Programming Activities

Programming Activities#

This document outlines the programming activities for the course, focusing on hands-on projects to apply the concepts learned. The document is organized into two main sections: an introduction to LLM capabilities and LangChain, followed by a practical exercise on deploying a chatbot with Streamlit.

1. LLM Foundations-understanding the ML Process#

2.Introducing LLM Capabilities and LangChain#

In this section, we explore the foundational capabilities of Large Language Models (LLMs) and how they can be applied in real-world scenarios. By leveraging LLMs, you can build applications such as chatbots, document analyzers, and automated support systems.

2.1 Understanding LLM Capabilities#

LLMs are capable of generating human-like text, answering questions, summarizing content, and even performing tasks like sentiment analysis and named entity recognition. These models can process and interpret vast amounts of textual data, making them ideal for a variety of applications across domains.

2.2 Introducing LangChain#

LangChain is a powerful framework that simplifies the process of integrating LLMs into applications. It provides modular components and utility functions to create chains (pipelines) that combine different tasks, such as prompting, data processing, and memory management, all within a cohesive system. LangChain makes it easier to build applications that require complex interactions with language models, including:

Prompt Engineering: Designing effective prompts to achieve desired responses from the LLM.
Data Handling: Loading, processing, and storing large document corpora.
Chain Management: Creating workflows that link multiple steps, such as data loading, prompt generation, and response handling.

2.3 Building Applications with LangChain#

LangChain supports various use cases, including:

QA Chatbots: Answering user questions based on specific datasets.
Document Analysis: Extracting information, summarizing content, or classifying documents.
Automated Support Systems: Handling customer service or FAQ queries.

In this course, we will apply these capabilities to build a QA chatbot using LangChain, deploy it on Streamlit, and explore its functionality through real-world examples.

3 Deploying a Chatbot on Streamlit#

In this activity, you will use the knowledge gained from the LangChain Tutorial to explore a chatbot deployed on Streamlit. You will deploy this app on your computer and interact with it.

3.1 About Streamlit#

As discussed in the lectures, Streamlit is a platform that enables data scientists to deploy dynamic, data-based apps. It’s ideal for prototyping demonstration apps and sharing them with stakeholders before full-scale production deployment.

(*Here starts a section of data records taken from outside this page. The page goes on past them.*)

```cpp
#if AUVP_ROWS_BODY_STREAM
  RowStream rng;
  rng.ring = ring;
  rng.src = B.stream + (size_t)eps * (size_t)B.stream_cap;
  rng.pos = 0u; rng.front = 0u; rng.req = 0u;
  rng.cap = (uint32_t)B.stream_cap;
#pragma unroll
  for (int c = 0; c < RS_PEND; c++) rng.pend[c] = rs_piece(0.0);
#ifdef AUVP_STREAM_COUNT_SLOW
  rng.slow = 0u;
#endif
#define ROWS_CONSUME(on, n) stream_advance(rng, on, (uint32_t)(n))
#else
  RowRng rng;
  rng.s = mt;
  for (int i = rl; i < 624; i += 16) mt[i] = B.mt[(size_t)eps * 624 + i];
  {
    int idx = B.mt_index ? B.mt_index[eps] : 624;
    idx = idx < 0 ? 0 : (idx > 624 ? 624 : idx);
    rng.pslot = idx == 624 ? 0u : (uint32_t)idx;
    rng.avail = (uint32_t)(624 - idx);
    rng.drawn = 0ull;
  }
#define ROWS_CONSUME(on, n) rows_advance(rng, on, (uint32_t)(2 * (n)))
#endif
  for (int i = rl; i < K + 2; i += 16) bin_count[i] = 0;
  wave_sync();
  if (live && rl == 0) {
    nodeF[0] = init[0]; nodeF[1] = init[1]; nodeF[2] = init[2]; nodeF[3] = init[3]; nodeF[4] = init[5];
    nodeI[0] = make_int4(0, -1, 0, 0);
    nodeQ[0] = 0;
    bins.direct[(K >= 1 ? 1 : 0) * AUVP_BIN_HEAD] = 0;
    bin_count[K >= 1 ? 1 : 0] = 1;
  }
  wave_sync();
  int n_nodes = 1, n_points = 0, status = 0, n_cand = 0, iters_run = 0;
  const double4 sbox = reinterpret_cast<const double4*>(W.os_box)[rl];
  const int nv_poly = W.n_poly;

  for (int it = 0; it < P.max_iter; it++) {
    if (!wave_any(live)) break;
    int par = 0, n_total = 0, base = 0;
    {
      bool search = live;
      int fo = 0, rb = 0, cnt = 0;
      double u = 0.0;
#if AUVP_ROWS_BODY_STREAM
      StreamBase<MIRROR> sel;
#endif
      for (;;) {
#if AUVP_ROWS_BODY_STREAM
        if (!stream_ensure<MIRROR>(rng, search, 16u, rl) && search) { status = AUVP_ST_STREAM; live = false; iters_run = it; search = false; }
        sel = stream_base<MIRROR>(rng, 0u, rl);
        if (search) u = stream_read(sel, rl, rl);
#else
        rows_ensure(rng, search, 32u, rl);
        if (search) { u = rows_random_at(rng, (uint32_t)rl); win[rl] = u; }
#endif
        const int rbj = (int)py_uniform(1.0, (double)(K + 1), u);
        const bool cand = search && rl < 14;
        const bool badkey = cand && rbj > K;
        const int cj = (cand && !badkey) ? (int)bin_count[rbj] : 0;
        const uint32_t okm = row_ballot(cj != 0, rowbase), badm = row_ballot(badkey, rowbase);
        const int f_ok = okm ? (__ffs((int)okm) - 1) : 16, f_bad = badm ? (__ffs((int)badm) - 1) : 16;
        if (search) {
          if (f_bad < f_ok) { status = -5; live = false; iters_run = it; search = false; }
          else if (f_ok < 16) { fo = f_ok; search = false; }
        }
        const bool again = search;
        ROWS_CONSUME(again, 14);
        const int src = rowbase + (again ? 0 : fo);
        const int rb_n = row_read(rbj, src), cnt_n = row_read(cj, src);
        if (!again && live && cnt == 0) { rb = rb_n; cnt = cnt_n; }
        if (!wave_any(again)) break;
      }
#if AUVP_ROWS_BODY_STREAM
      const double u1 = stream_read(sel, fo + 1, rl), u2 = stream_read(sel, fo + 2, rl);
#else
      wave_sync();
      const double u1 = win[fo + 1], u2 = win[fo + 2];
#endif
      if (live) {
        const int ri = (int)py_uniform(0.0, (double)cnt, u1);
        par = bin_member(bins, rb, ri);
        n_total = (int)auvp_floor(py_uniform(0.0, Q.freq, u2) / 1);
        base = fo + 3;
      }
    }
    const bool on0 = live && 0 < n_total;
    const int n0_ = on0 ? (n_total < RW_C ? n_total : RW_C) : 0;
#if AUVP_ROWS_BODY_STREAM
    if (!stream_ensure<MIRROR>(rng, on0, (uint32_t)(base + 3 * n0_), rl) && on0) { status = AUVP_ST_STREAM; live = false; iters_run = it; }
#else
    auto make_window = [&](bool on, int nwin, int b0) {
      rows_ensure(rng, on, (uint32_t)(2 * (b0 + nwin)), rl);
#pragma unroll
      for (int t = 0; t < 3; t++) {
        const int j = rl + 16 * t;
        if (on && j < nwin) win[j] = rows_random_at(rng, (uint32_t)(b0 + j));
      }
      wave_sync();
    };
    {
      const int e_end = base + 3 * n0_;
      rows_ensure(rng, on0, (uint32_t)(2 * e_end), rl);
#pragma unroll
      for (int t = 0; t < 3; t++) {
        const int e = 16 + rl + 16 * t;
        if (on0 && e < e_end) win[e] = rows_random_at(rng, (uint32_t)e);
      }
      wave_sync();
    }
#endif
    double cx = 0.0, cy = 0.0, cth = 0.0, ctt = 0.0, clen = 0.0;
    if (live) {
      const double2 a = *reinterpret_cast<const double2*>(nodeF + (size_t)par * 8);
      const double2 b = *reinterpret_cast<const double2*>(nodeF + (size_t)par * 8 + 2);
      cx = a.x; cy = a.y; cth = b.x; ctt = b.y;
      clen = nodeF[(size_t)par * 8 + 4];
    }
#if AUVP_ROWS_BODY_STREAM
    stream_top_up<MIRROR>(rng, live, rl);
#endif
    const double px0 = cx, py0 = cy, clen0 = clen;
    int cnt = 0;
    double ptx[2] = {0.0, 0.0}, pty[2] = {0.0, 0.0};
    bool ptv[2] = {false, false};
    bool first_pass = true;
#pragma unroll
    for (int pass = 0; pass < 2; pass++) {
      const int c0 = pass * RW_C;
      const bool on = live && c0 < n_total;
      if (!wave_any(on)) break;
      const int n = on ? ((n_total - c0) < RW_C ? (n_total - c0) : RW_C) : 0;
      const int nwin = 3 * n;
#ifdef AUVP_ROWS_PAD
      {
        double pd0 = cth, pd1 = cx, pd2 = cy, pd3 = ctt;
#pragma unroll
        for (int q = 0; q < AUVP_ROWS_PAD / 4; q++)
          asm volatile("v_add_f64 %0, %0, 1.0\n\tv_add_f64 %1, %1, 1.0\n\tv_add_f64 %2, %2, 1.0\n\tv_add_f64 %3, %3, 1.0"
                       : "+v"(pd0), "+v"(pd1), "+v"(pd2), "+v"(pd3));
      }
#endif
      const int b0 = first_pass ? base : 0;
#if AUVP_ROWS_BODY_STREAM
      if (pass != 0 && !stream_ensure<MIRROR>(rng, on, (uint32_t)nwin, rl) && on) { status = AUVP_ST_STREAM; live = false; iters_run = it; }
      const StreamBase<MIRROR> wb = stream_base<MIRROR>(rng, (uint32_t)b0, rl);
#define ROWS_WIN(j) stream_read(wb, (j), rl)
#else
      if (pass != 0) make_window(on, nwin, b0);
      const double* wp = win + (pass == 0 ? base : 0);
#define ROWS_WIN(j) wp[j]
#endif
      unsigned long long tpred = 0ull;
#pragma unroll
      for (int t = 0; t < 3; t++) {
        const int j = rl + 16 * t;
        const double dist = py_uniform(0.0, Q.dist_to_end, ROWS_WIN(j));
        const double diff = py_uniform(-Q.diff_max, Q.diff_max, ROWS_WIN(j + 1));
        const unsigned long long fb = __builtin_amdgcn_fcmp(auvp_fabs(dist), auvp_fabs(diff), 2 ) &
                                      __builtin_amdgcn_uicmp((unsigned)(j + 1), (unsigned)nwin, 36 );
        tpred |= ((fb >> rowbase) & 0xffffull) << (16 * t);
      }
      const bool active = rl < n;
      const uint32_t mywin = active ? (uint32_t)(tpred >> (2 * rl)) : 0u;
      const uint32_t below_me = active ? ((1u << rl) - 1u) : 0u;
      int cbelow = active ? rl : 0;
      uint32_t tmask;
      for (;;) {
        const unsigned long long tb = __builtin_amdgcn_uicmp((mywin >> cbelow) & 1u, 0u, 33 );
        tmask = (uint32_t)((tb >> rowbase) & 0xffffull);
        const int cnew = __popc(tmask & below_me);
        const unsigned long long chg = __builtin_amdgcn_uicmp((unsigned)cnew, (unsigned)cbelow, 33 );
        cbelow = cnew;
        if (chg == 0ull) break;
      }
      const int mypos = 2 * rl + cbelow;
      const int used = 2 * n + __popc(tmask);
      const bool taken = (tmask >> rl) & 1u;
      double radius = 0.0, phi = 0.0, vt = 1.0;
      if (taken) {
        const double dist = py_uniform(0.0, Q.dist_to_end, ROWS_WIN(mypos));
        const double diff = py_uniform(-Q.diff_max, Q.diff_max, ROWS_WIN(mypos + 1));
        const double s1 = dist + diff, s2 = dist - diff;
        radius = auvp_div_plain(s1 + s2, -s1 + s2);
        phi = auvp_div_plain(s1 + s2, 2 * radius);
        vt = py_uniform(0.0, 2 * Q.v, ROWS_WIN(mypos + 2));
      }
#undef ROWS_WIN
#if !AUVP_ROWS_BODY_STREAM
      wave_sync();
#endif
      inc[rl] = phi;
      wave_sync();
      const double th = rows_theta_chain(cth, inc);
      const double myth = (rl == 15) ? cth : th;
      double sn, cs;
      auvp_sincos_sk(myth, &sn, &cs);
      double dx = 0.0, dy = 0.0, mv = 0.0, dt = 0.0;
      {
        const uint32_t below = tmask & ((1u << rl) - 1u);
        const int prev = below ? (31 - __clz((int)below)) : 15;
        const double so = row_read_f64(sn, rowbase + prev), co = row_read_f64(cs, rowbase + prev);
        if (taken) {
          dx = radius * (sn - so);
          dy = radius * (-cs + co);
          mv = auvp_sqrt_plain(dx * dx + dy * dy);
          dt = auvp_div_plain(mv, vt);
        }
      }
      if (rl < 15) { inc[rl] = dx; inc[18 + rl] = dy; inc[36 + rl] = dt; inc[54 + rl] = mv; }
      else { inc[15] = 0.0; inc[33] = 0.0; inc[51] = 0.0; inc[69] = 0.0; }
      wave_sync();
      if (rl < 4 && on) {
        double acc = rl == 0 ? cx : (rl == 1 ? cy : (rl == 2 ? ctt : clen));
        double2* rowp = reinterpret_cast<double2*>(inc + rl * 18);
        double2 v[8];
#pragma unroll
        for (int s2 = 0; s2 < 8; s2++) v[s2] = rowp[s2];
#pragma unroll
        for (int s2 = 0; s2 < 8; s2++) { acc = acc + v[s2].x; v[s2].x = acc; acc = acc + v[s2].y; v[s2].y = acc; }
#pragma unroll
        for (int s2 = 0; s2 < 8; s2++) rowp[s2] = v[s2];
      }
      wave_sync();
      double mx = 0.0, my = 0.0, mt_ = 0.0, ml = 0.0;
      if (active) { mx = inc[rl]; my = inc[18 + rl]; mt_ = inc[36 + rl]; ml = inc[54 + rl]; }
      const bool app = taken && (mv >= Q.min_dist);
      const uint32_t amask = row_ballot(app, rowbase);
      const int napp = __popc(amask);
      if (on && (n_points + cnt + napp > capp)) { status = -2; live = false; iters_run = it; }
      const bool wr = app && live;
      if (wr) {
        const int rank = __popc(amask & ((1u << rl) - 1u));
        const size_t gi = (size_t)(n_points + cnt + rank);
        double* ra = ptF + gi * 3;
        double* rb = ptF + (size_t)capp * 3 + gi * 3;
        typedef double nt_f64x2 __attribute__((ext_vector_type(2)));
        nt_f64x2 va, vb; va.x = mx; va.y = my; vb.x = myth; vb.y = vt;
        __builtin_nontemporal_store(va, reinterpret_cast<nt_f64x2*>(ra)); __builtin_nontemporal_store(mt_, ra + 2);
        __builtin_nontemporal_store(vb, reinterpret_cast<nt_f64x2*>(rb)); __builtin_nontemporal_store(ml, rb + 2);
      }
      ptx[pass] = mx; pty[pass] = my; ptv[pass] = wr;
      {
        const int last = n > 0 ? n - 1 : 0;
        const double th_last = row_read_f64(myth, rowbase + last);
        if (on) {
          cnt += napp;
          cx = inc[last]; cy = inc[18 + last]; ctt = inc[36 + last]; clen = inc[54 + last];
          cth = th_last;
        }
      }
      ROWS_CONSUME(on && live, b0 + used);
      first_pass = false;
      wave_sync();
    }
    ROWS_CONSUME(live && n_total == 0, base);

    const double reach = clen - clen0;
    const double bx0 = px0 - reach, by0 = py0 - reach, bx1 = px0 + reach, by1 = py0 + reach;
    const double slack = 0x1p-30 * (auvp_fabs(bx0) + auvp_fabs(bx1) + auvp_fabs(by0) + auvp_fabs(by1) + 1.0);
    const double hx = reach + slack;
    bool hit = false;
    double ex0 = bx0, ey0 = by0, ex1 = bx1, ey1 = by1;
    auto cull_and_test = [&](auto tight_tag) {
      constexpr bool TIGHT = decltype(tight_tag)::value;
      const double hs = hx + slack;
      const bool slot_hit = live && !(sbox.z < px0 - hs || sbox.x > px0 + hs || sbox.w < py0 - hs || sbox.y > py0 + hs);
      uint32_t sm = row_ballot(slot_hit, rowbase);
      double tcx = px0, tcy = py0, thx = hx, thy = hx;
      if (TIGHT) {
        double mnx = px0, mxx = px0, mny = py0, mxy = py0;
#pragma unroll
        for (int q = 0; q < 2; q++) {
          if (ptv[q]) {
            mnx = __builtin_fmin(mnx, ptx[q]); mxx = __builtin_fmax(mxx, ptx[q]);
            mny = __builtin_fmin(mny, pty[q]); mxy = __builtin_fmax(mxy, pty[q]);
          }
        }
        mnx = row_min_f64(mnx); mxx = row_max_f64(mxx); mny = row_min_f64(mny); mxy = row_max_f64(mxy);
        const double ts = 0x1p-30 * (auvp_fabs(mnx) + auvp_fabs(mxx) + auvp_fabs(mny) + auvp_fabs(mxy) + 1.0);
        tcx = (mnx + mxx) * 0.5; tcy = (mny + mxy) * 0.5;
        thx = (mxx - mnx) * 0.5 + ts; thy = (mxy - mny) * 0.5 + ts;
        const bool tight = slot_hit && !(sbox.z < mnx - ts || sbox.x > mxx + ts || sbox.w < mny - ts || sbox.y > mxy + ts);
        sm = row_ballot(tight, rowbase);
        ex0 = mnx; ey0 = mny; ex1 = mxx; ey1 = mxy;
      }
      while (wave_any(sm != 0u)) {
        const bool hs_ = sm != 0u;
        const int j0 = hs_ ? 16 * (__ffs((int)sm) - 1) : 0;
        sm &= sm - 1u;
        const int oi = j0 + rl;
        const double oxj = olx[oi], oyj = oly[oi], orj = (double)olr[oi];
        const double otj = W.os_t[oi];
        const bool cand = hs_ && (TIGHT ? !(auvp_fabs(oxj - tcx) > thx + orj || auvp_fabs(oyj - tcy) > thy + orj)
                                        : !(auvp_fabs(oxj - px0) > hx + orj || auvp_fabs(oyj - py0) > hx + orj));
        uint32_t cm = row_ballot(cand, rowbase);
        n_cand += __popc(cm);
        while (wave_any(cm != 0u)) {
          const bool has = cm != 0u;
          const int cl = has ? (__ffs((int)cm) - 1) : 0;
          cm &= cm - 1u;
          const double ox = row_read_f64(oxj, rowbase + cl), oy = row_read_f64(oyj, rowbase + cl), ot = row_read_f64(otj, rowbase + cl);
#pragma unroll
          for (int q = 0; q < 2; q++) {
            const double ddx = ptx[q] - ox, ddy = pty[q] - oy;
            hit |= has && ptv[q] && (ddx * ddx + ddy * ddy <= ot);
          }
          if (rl == 15) { const double ddx = px0 - ox, ddy = py0 - oy; hit |= has && (ddx * ddx + ddy * ddy <= ot); }
          if (row_ballot(hit, rowbase) != 0u) cm = 0u;
        }
      }
    };
    if (P.flags & AUVP_KFLAG_TIGHT_CULL) cull_and_test(std::true_type{});
    else cull_and_test(std::false_type{});
    const double* sb = S.world->safe_box;
    const bool box_inside = W.has_safe_box && ex0 > sb[0] && ey0 > sb[1] && ex1 < sb[2] && ey1 < sb[3];
    bool outside = false;
    if (wave_any(live && !box_inside)) {
      auto crossing_outside = [&](double x, double y) {
        if (nv_poly <= 0) return true;
        int par_ = 0;
        for (int e = 0; e < nv_poly; e++) {
          const int ej = e == 0 ? nv_poly - 1 : e - 1;
          const double xi = S.poly[e][0], yi = S.poly[e][1], xj = S.poly[ej][0], yj = S.poly[ej][1];
          if ((yi > y) != (yj > y)) par_ ^= (x < (xj - xi) * (y - yi) / (yj - yi) + xi) ? 1 : 0;
        }
        return (par_ & 1) == 0;
      };
      const bool need = live && !box_inside;
#pragma unroll
      for (int q = 0; q < 2; q++)
        if (need && ptv[q]) outside |= crossing_outside(ptx[q], pty[q]);
      if (need && rl == 15) outside |= crossing_outside(px0, py0);
    }
    const bool bad = row_ballot(hit || outside, rowbase) != 0u;
    const bool ok = live && !bad;
    if (ok && n_nodes >= capn) { status = -2; live = false; iters_run = it; }
    const bool acc_ = ok && live;
    const int me = n_nodes;
    if (acc_) {
      double q = auvp_floor(ctt * Q.inv_bin_interval);
      const double r = auvp_fma(-q, Q.bin_interval, ctt);
      if (r < 0.0) q -= 1.0;
      else if (r >= Q.bin_interval) q += 1.0;
      const double fi = q + 1.0;
      const double curr_bin = fi * Q.bin_interval;
      const bool over = curr_bin > Q.max_traj_time;
      bool stored = true;
      if (!over || fi <= (double)K) {
        const int bi = (int)fi;
        const int c = over ? 0 : (int)bin_count[bi];
        int32_t* slot = (c >= bcap || c >= 65535) ? nullptr : bin_slot_for_append(bins, bi, c, next_chunk, rl == 0);
        if (!slot) { status = -2; live = false; iters_run = it; stored = false; }
        else if (rl == 0) { *slot = me; bin_count[bi] = (uint16_t)(c + 1); }
      }
      if (stored) {
        if (rl == 0) {
          double* nf = nodeF + (size_t)me * 8;
          *reinterpret_cast<double2*>(nf) = make_double2(cx, cy);
          *reinterpret_cast<double2*>(nf + 2) = make_double2(cth, ctt);
          nf[4] = clen;
          nodeI[me] = make_int4(it, par, n_points, cnt);
          nodeQ[me] = ctt >= Q.max_traj_time - 30 ? 1 : 0;
        }
        n_nodes++;
        n_points += cnt;
      }
    }
    wave_sync();
  }

  const bool valid = ep < n_episodes;
  if (live) iters_run = P.max_iter;
#if AUVP_ROWS_BODY_STREAM
  const unsigned long long drawn = 2ull * rng.pos;
  if (!stream_ensure<MIRROR>(rng, valid && status == 0, 1u, rl) && valid && status == 0) status = AUVP_ST_STREAM;
  const double after = status == AUVP_ST_STREAM ? 0.0 : stream_read(stream_base<MIRROR>(rng, 0u, rl), rl, rl);
#else
  const unsigned long long drawn = rng.drawn;
  rows_ensure(rng, valid, 2u, rl);
  const double after = rows_random_at(rng, 0u);
#endif
  if (valid) {
    for (int i = rl; i < K + 1; i += 16) B.bin_count[(size_t)ep * (K + 1) + i] = (int32_t)bin_count[i];
    if (rl == 0) {
      RrtSummary& s = B.summary[ep];
#if AUVP_ROWS_BODY_STREAM
      pipe_report(B.pipe_fail, status == AUVP_ST_STREAM ? AUVP_ST_PIPELINE : 0);
#endif
      s.status = status; s.n_nodes = n_nodes; s.n_points = n_points; s.n_leaves = 0;
      s.best_leaf = -1; s.best_path_len = 0; s.iters_run = iters_run; s.n_candidates = n_cand;
      s.best_cost[0] = __builtin_inf(); s.best_cost[1] = 0.0; s.best_cost[2] = 0.0; s.best_cost[3] = 0.0;
      s.best_length = 0.0;
      s.rng_after = after; s.leaf_elems = 0; s.n_draw32 = drawn; s.nn_scanned = 0ull;
#if AUVP_ROWS_BODY_STREAM && defined(AUVP_STREAM_COUNT_SLOW)
      s.nn_scanned = rng.slow;
#endif
    }
  }
#undef ROWS_CONSUME
```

3.2 Initial Setup and Getting the Chatbot Files#

Get OpenAI and Hugging Face API Credentials
The chatbot uses OpenAI models, so you’ll need to sign up for an OpenAI developer account and obtain an API key. For a step-by-step guide on creating an OpenAI API key, search for instructions on ChatGPT. Similarly, create a Hugging Face account and obtain an API token.
Try the Chatbot on Streamlit Community Cloud
Before downloading anything, you can try the chatbot on the Streamlit Community Cloud with just the OpenAI and Hugging Face keys.
Download or Clone the Project Repository
To get the project files on your computer, either clone the GitHub repository (if familiar with Git) or download the repository as a zipped file.

3.3 Deploying the Streamlit App Locally#

Unzip and Navigate to the Project Folder
Once unzipped, open the project folder and follow the instructions on the GitHub page to deploy the chatbot.
Follow steps on GitHub project repository. Streamlit app repo
Install Required Packages
The requirements.txt file contains a list of all required packages. If you encounter a missing package error, try installing the package again (ensuring your virtual environment is activated).
Run the App Locally
Run the app with the following command:
```
streamlit run streamlit_app.py
```
Test and Check. When deployed locally, you can browse the files being used in the app.

3.4 Explore Important Scripts in the App#

The essential components for building a chatbot with LangChain are organized into distinct, modular Python scripts. Let’s explore some of these elements. You can use VS Code or your preferred text editor for this task.

3.4.1 Loading Files#

In real-life applications, you may need to load hundreds of documents, requiring a versatile function for file loading. This project includes two types of loaders:

remote_loader.py: For loading documents from websites.
local_loader.py: For loading documents from the local data folder.

3.4.2 Document Splitting#

The splitter.py module uses the RecursiveCharacterTextSplitter strategy, with a chunk size of 1000 and an overlap of 0. This method helps in breaking down large documents into manageable sections for processing.

3.4.3 Prompt Chains#

In the full_chain.py, base_chain.py, and rag_chain.py modules, you’ll find configurations for the specific LLM models and prompting strategies used. The project utilizes OpenAI chat models, with customized chains designed to guide interactions effectively.

3.4.4 Memory Management#

Memory management strategies are also implemented to optimize the chatbot’s performance, particularly for long interactions or when processing large datasets.